小さな泥棒

時かけは映画欲を刺激する。

20年前に見て以来ずっと気になっていた映画がDVD化されているのに気がついて近所のTSUTAYAで借りてきた。シャルロット・ゲンズブール主演の「小さな泥棒」である。今ではすっかりベテラン役者になったが、この頃のシャルロットはデビュー当時の広末涼子をうんと不安定にしたような感じ。要するにそのアイドル映画である。

紺野真琴は馬鹿っぽい可愛らしさだったが、シャルロット演じる主人公は筋金入りの馬鹿で考えなしに盗みを繰り返す。恋仲になった40男が手に職をつけさせようとするのだが、若い馬鹿男にたぶらかされてとうとう感化院にぶちこまれる。院内で仲良くなった仲間の手引きで脱走するが、妊娠が発覚。堕胎を画策するある日、インドネシア戦線に向かう戦士のニュースに馬鹿男の姿を発見して吹っ切れる。

第二次世界大戦後の混乱期を描いているとはいってもかなり無茶なストーリーである。主人公の痛々しさはかなりのものだが、ぼよよんとしたシャルロットのおかげでそれほど殺伐とした感じもなく、後味はそんなに悪くない。

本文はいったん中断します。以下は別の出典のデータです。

-__device__ __forceinline__ void dense_bwd(const float (*dy_s)[LD], int dy_col0, int out_dim, const float* __restrict__ x,
-                                          int64_t ldx, int xcol0, int in_dim, const float* __restrict__ W,
-                                          float* __restrict__ dW, float* __restrict__ db, float (*x_s)[LD],
-                                          float (*dx_s)[LD], bool want_dx, int r0, int B) {
-  const int tid = threadIdx.x;
-  for (int idx = tid; idx < TB * in_dim; idx += kThreads) {
-    int r = idx / in_dim, k = idx % in_dim;
-    x_s[r][k] = (r0 + r < B) ? __ldg(x + (int64_t)(r0 + r) * ldx + xcol0 + k) : 0.0f;
-  }
-  __syncthreads();
-  for (int idx = tid; idx < out_dim * in_dim; idx += kThreads) {
-    int n = idx / in_dim, k = idx - n * in_dim;
-    float s = 0.0f;
-#pragma unroll
-    for (int r = 0; r < TB; ++r) s = fmaf(dy_s[r][dy_col0 + n], x_s[r][k], s);
-    if (s != 0.0f) atomicAdd(dW + idx, s);
-  }
-  for (int n = tid; n < out_dim; n += kThreads) {
-    float s = 0.0f;
-#pragma unroll
-    for (int r = 0; r < TB; ++r) s += dy_s[r][dy_col0 + n];
-    if (s != 0.0f) atomicAdd(db + n, s);
-  }
-  if (want_dx) {
-    for (int idx = tid; idx < TB * in_dim; idx += kThreads) {
-      int r = idx / in_dim, k = idx - r * in_dim;
-      float s = 0.0f;
-      for (int n = 0; n < out_dim; ++n) s = fmaf(dy_s[r][dy_col0 + n], __ldg(W + (int64_t)n * in_dim + k), s);
-      dx_s[r][k] = x_s[r][k] > 0.0f ? s : 0.0f;
-    }
-  }
-  __syncthreads();
-}
-
-__global__ void __launch_bounds__(kThreads) k_bwd(Net net, const float* __restrict__ arena, float* __restrict__ grad,
-                                                   const float* __restrict__ obs, const float* __restrict__ d_obs_emb,
-                                                   int B, Bufs bufs) {
-  extern __shared__ float smem[];
-  float (*da)[LD] = reinterpret_cast<float (*)[LD]>(smem);
-  float (*dbuf)[LD] = reinterpret_cast<float (*)[LD]>(smem + TB * LD);
-  float (*xs)[LD] = reinterpret_cast<float (*)[LD]>(smem + 2 * TB * LD);
-  const int r0 = blockIdx.x * TB, tid = threadIdx.x, E = net.E;
-  for (int idx = tid; idx < TB * E; idx += kThreads) {
-    int r = idx / E, k = idx % E;
-    float g = 0.0f;
-    if (r0 + r < B) {
-      int64_t o = (int64_t)(r0 + r) * E + k;
-      g = bufs.obs_emb[o] > 0.0f ? d_obs_emb[o] : 0.0f;
-    }
-    da[r][k] = g;
-  }
-  __syncthreads();
-  float (*cur)[LD] = da;
-  float (*nxt)[LD] = dbuf;
-  for (int l = net.obs_final.num_layers - 1; l >= 0; --l) {
-    const ppb_linear_desc& L = net.obs_final.layers[l];
-    const float* x = l == 0 ? bufs.obs_cat : bufs.fin_act[l - 1];
-    dense_bwd(cur, 0, L.out_dim, x, L.in_dim, 0, L.in_dim, arena + L.w_off, grad + L.w_off, grad + L.b_off, xs, nxt, true, r0, B);
-    float (*t)[LD] = cur; cur = nxt; nxt = t;
-  }
-  float (*dcat)[LD] = cur;
-  float (*tmp)[LD] = nxt;
-  float (*tmp2)[LD] = reinterpret_cast<float (*)[LD]>(smem + 3 * TB * LD);
-  int in_off = 0, out_off = 0;
-  for (int j = 0; j < net.num_obs; ++j) {
-    const ppb_ff_desc& ff = net.obs_ff[j];
-    const float (*dy)[LD] = dcat;
-    int dy_col0 = out_off;
-    float (*o1)[LD] = tmp;
-    float (*o2)[LD] = tmp2;
-    for (int l = ff.num_layers - 1; l >= 0; --l) {
-      const ppb_linear_desc& L = ff.layers[l];
-      const float* x = l == 0 ? obs : bufs.obs_act[j][l - 1];
-      int64_t ldx = l == 0 ? net.obs_in_total : ff.layers[l - 1].out_dim;
-      int xcol0 = l == 0 ? in_off : 0;
-      dense_bwd(dy, dy_col0, L.out_dim, x, ldx, xcol0, L.in_dim, arena + L.w_off, grad + L.w_off, grad + L.b_off, xs, o1,
-                l > 0, r0, B);
-      dy = o1; dy_col0 = 0;
-      float (*t)[LD] = o1; o1 = o2; o2 = t;
-    }
-    in_off += ff.in_dim;
-    out_off += ff.out_dim;
-  }
-}
-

ナタリー・カルドーヌ演じる感化院の仲間がシャルロットと対照的にいきいきしてとてもよいアクセントになっている。感化院のシーンは綿密な取材にもとづくらしく見ごたえあり。実はこの映画で一番記憶に残っていたのは感化院の少女達が歌う(歌わされる)歌で、これだけでも再見の価値があった。

主人公の最後のせりふは「出発だ!」で、青春映画のラストはやはりこうでなくては。